# Old Gorton milling machine



## Andrikj01 (Mar 12, 2020)

Hello, I am wondering if anyone knows anything about this machine and could provide some information as I cannot find much online


----------



## francist (Mar 13, 2020)

There’s a few catalogue sheets with specifications here on Gordon machines, including that Tracemaster. It’s a manual duplicating mill, but that’s all I found so far.

http://www.lathes.co.uk/gorton-1963/


----------



## Andrikj01 (Mar 13, 2020)

francist said:


> There’s a few catalogue sheets with specifications here on Gordon machines, including that Tracemaster. It’s a manual duplicating mill, but that’s all I found so far.
> 
> http://www.lathes.co.uk/gorton-1963/


Thanks! This thing has been sitting for many years but has next to zero hours on it, thought it might be fun to see if the owner (a friend of mine) would be interested in seeing if we could get it functional


----------



## francist (Mar 13, 2020)

Very cool! I think “we” would all love it if you got it going again!

-frank


----------



## Marc Moreau (Mar 14, 2020)

This machine might be heavy ,do you know the weight ?  I am so impress to see old machine like this one  and still working ? I think the major problem is to find infos and part's . This is the reason why I like this site. Thank you to all member's to help each other.


----------



## Andrikj01 (Mar 15, 2020)

Marc Moreau said:


> This machine might be heavy ,do you know the weight ?  I am so impress to see old machine like this one  and still working ? I think the major problem is to find infos and part's . This is the reason why I like this site. Thank you to all member's to help each other.

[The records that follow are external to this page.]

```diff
+            for (int e = 0; e < 4; ++e) { const red_t f = e < nrem ? (red_t)get4(v, e) : (red_t)0; s1[i][e] += f; s2[i][e] += f * f; }
+          }
+        }
+      }
+      if (p.slab) { reduce(j); clear(); }
+    }
+  }
+  if (p.slab) {
+    __syncthreads();
+    if (t < CT * 16 && n0 + t < p.Cn) {
+#pragma unroll
+      for (int j = 0; j < T; ++j) {
+        const int v = blockIdx.x * T + j;
+        if (v < p.gx) {
+          gdouble* o = (gdouble*)p.slab + ((long)v * p.slab_ld + n0 + t) * 2;
+          o[0] = red[j][0][t][0] + red[j][1][t][0] + red[j][2][t][0] + red[j][3][t][0];
+          o[1] = red[j][0][t][1] + red[j][1][t][1] + red[j][2][t][1] + red[j][3][t][1];
+          for (int r = v + p.gx; r < p.rows; r += p.gx) {
+            gdouble* z = (gdouble*)p.slab + ((long)r * p.slab_ld + n0 + t) * 2;
+            z[0] = 0.0; z[1] = 0.0;
+          }
+        }
+      }
+    }
+  }
+}
+
+template <int CT, bool RED32, bool RS = false, int T = 1, int D = 1>
+__global__ void __launch_bounds__(256, RS || T >= 4 ? 2 : 3) pwk_kernel(const PwkK p) {
+  __shared__ double red[T][4][CT * 16][2];
+  if constexpr (T == 1 && D == 1) pwk_one<CT, RED32, RS>(p, red[0]);
+  else pwk_tiles<CT, RED32, RS, T, D>(p, red);
 }
 
 struct PwCfg { int ct, kg, red32, gx, gy, rs; };
@@ -394,18 +594,30 @@
   return ADDK_ERR_UNSUPPORTED;
 }
 
-template <int CT, bool RED32, bool RS>
+#ifdef ADDK_PWK_TRY_T
+#define ADDK_PWK_TRY_T_RS (ADDK_PWK_TRY_T > 2 ? 2 : ADDK_PWK_TRY_T)
+#define ADDK_PWK_FORMS \
+  ADDK_PWK_FORM(false, ADDK_PWK_TRY_T, ADDK_PWK_TRY_D) ADDK_PWK_FORM(true, ADDK_PWK_TRY_T_RS, ADDK_PWK_TRY_D) \
+  ADDK_PWK_FORM(false, 1, ADDK_PWK_TRY_D) ADDK_PWK_FORM(true, 1, ADDK_PWK_TRY_D)
+#else
+#define ADDK_PWK_FORMS ADDK_PWK_FORM(false, 2, 1) ADDK_PWK_FORM(false, 1, 2)
+#endif
+template <int CT, bool RED32, bool RS, int T, int D>
 int pwk_go(dim3 grid, hipStream_t st, const PwkK& k) {
-  hipLaunchKernelGGL((pwk_kernel<CT, RED32, RS>), grid, dim3(256), 0, st, k);
+  hipLaunchKernelGGL((pwk_kernel<CT, RED32, RS, T, D>), grid, dim3(256), 0, st, k);
   return addk_check_launch("pwk_conv");
 }
-int pwk_dispatch(int ct, int rs, int red32, dim3 grid, hipStream_t st, const PwkK& k) {
+int pwk_dispatch(int ct, int rs, int red32, int T, int D, dim3 grid, hipStream_t st, const PwkK& k) {
 #define ADDK_PWK(CT_) \
-  if (ct == CT_) { \
-    if (rs) return red32 ? pwk_go<CT_, true, true>(grid, st, k) : pwk_go<CT_, false, true>(grid, st, k); \
-    return red32 ? pwk_go<CT_, true, false>(grid, st, k) : pwk_go<CT_, false, false>(grid, st, k); }
+  if (ct == CT_ && T == 1 && D == 1) { \
+    if (rs) return red32 ? pwk_go<CT_, true, true, 1, 1>(grid, st, k) : pwk_go<CT_, false, true, 1, 1>(grid, st, k); \
+    return red32 ? pwk_go<CT_, true, false, 1, 1>(grid, st, k) : pwk_go<CT_, false, false, 1, 1>(grid, st, k); }
   ADDK_PWK(1) ADDK_PWK(2) ADDK_PWK(3)
 #undef ADDK_PWK
+#define ADDK_PWK_FORM(RS_, T_, D_) \
+  if (ct == 3 && red32 && (rs != 0) == RS_ && T == T_ && D == D_) return pwk_go<3, true, RS_, T_, D_>(grid, st, k);
+  ADDK_PWK_FORMS
+#undef ADDK_PWK_FORM
   addk_set_error("pwk_conv: no instantiation");
   return ADDK_ERR_UNSUPPORTED;
 }
@@ -541,6 +753,21 @@
   if (gx > cdiv(cdiv(P, 16), 4)) gx = cdiv(cdiv(P, 16), 4);
   return gx < 1 ? 1 : gx;
 }
+struct PwkForm { int T, D; };
+inline PwkForm pwk_pick(long P, int ktot, int cout, bool rs, int nsrc, int rows) {
+  const int nt = cdiv(P, 16);
+  const bool built = cout > 32 && P >= 4096;
+  const bool one_trip = nt <= 4 * gx_tiles16(P, rows);
+#ifdef ADDK_PWK_TRY_T
+  (void)ktot; (void)nsrc;
+  if (!built || !one_trip) return PwkForm{1, 1};
+  return PwkForm{nt >= 1024 ? (rs ? ADDK_PWK_TRY_T_RS : ADDK_PWK_TRY_T) : 1, ADDK_PWK_TRY_D};
+#else
+  if (!built || rs || !one_trip) return PwkForm{1, 1};
+  if (nt >= 2048) return PwkForm{2, 1};
+  return PwkForm{1, nsrc == 1 && ktot >= 400 ? 2 : 1};
+#endif
+}
 bool pwk_covers(const addk_conv_args* a, bool& rs) {
   rs = false;
   if (a->KH != 1 || a->KW != 1 || a->stride != 1 || a->pad != 0 || a->bias_n || a->H != a->OH || a->W != a->OW) return false;
@@ -650,7 +877,12 @@
   bool rs;
   if (!pwk_covers(a, rs)) return false;
   int ct = cdiv(a->Cout, 16); if (ct > 3) ct = 3;
-  c.kind = CK_PWK; c.v[0] = ct; c.v[1] = rs; c.v[2] = P >= 4096; c.gx = gx_tiles16(P, c.rows); c.gy = cdiv(a->Cout, 16 * ct);
+  int ktot = 0;
+  for (int i = 0; i < a->nsrc; ++i) ktot += a->src[i].C;
+  const PwkForm f = pwk_pick(P, ktot, a->Cout, rs, a->nsrc, c.rows);
+  int lg = 0; while ((1 << lg) < f.T) ++lg;
+  c.kind = CK_PWK; c.v[0] = ct; c.v[1] = rs; c.v[2] = P >= 4096; c.v[3] = lg; c.depth = f.D;
+  c.gx = cdiv(gx_tiles16(P, c.rows), f.T); c.gy = cdiv(a->Cout, 16 * ct);
   return true;
 }
 bool pw_choose_dgrad(const addk_conv_dgrad_args* a, ConvChoice& c) {
@@ -689,8 +921,8 @@
   k.y = a->y; k.ldy = a->ldy; k.bias = a->bias;
   fwd_slab_pixels(a, k); k.rows = c.rows;
   k.H = a->OH; k.W = a->OW; k.rs_y = a->rs_y; k.rs_ldy = a->rs_ldy;
-  k.gx = c.gx;
-  return pwk_dispatch(c.v[0], c.v[1], c.v[2], dim3(c.gx, c.gy), st, k);
+  k.gx = gx_tiles16(k.P, c.rows);
+  return pwk_dispatch(c.v[0], c.v[1], c.v[2], 1 << c.v[3], c.depth, dim3(c.gx, c.gy), st, k);
 }
 int pw_run_dgrad(const ConvChoice& c, const addk_conv_dgrad_args* a, hipStream_t st) {
   if (c.kind == CK_PW) {
```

Last I checked it, all the manual hand cranks still moved everything properly (of course it was a little stiff), I don't know how it got power as the shop it's in barely has a panel, let alone 3 phase. I'm fairly certain all the hoses are completely destroyed from age and need to be replaced. I found a slightly smaller model rated at about 4000lbs, that was also without the trace mechanism and the wider table so this is definitely over 5000 lbs, probably more


----------



## Marc Moreau (Mar 15, 2020)

that's heavy good materiel not cheap.


----------



## Proxule (Jul 22, 2021)

Seen this mill posted on kijiji for free, Then some joker picked it up and re-posted it for 3600$
Still on kiijiji right now!
Seems like the original poster registered and posted 3 times, lol


----------



## Scattered Parts (Jul 22, 2021)

I messagedthe Kijiji guy about this mill. I wanted a few better pictures. He told me that another guy has the mill at his property and gave me a number to message him. Kind or a red flag for me. Also, who leaves a mill outside unprotected and covered in snow then expects someone to pay $3600 for it? Just wanted to feel out the guy about the machine but too many warning signals to proceed.

Now, if you could look at it and test it under power that is a whole different scenario. At least it has been moved inside.


----------



## Proxule (Jul 22, 2021)

This whole thng is a joke, everyone involved.
Makes me sick, gluck on your quest


----------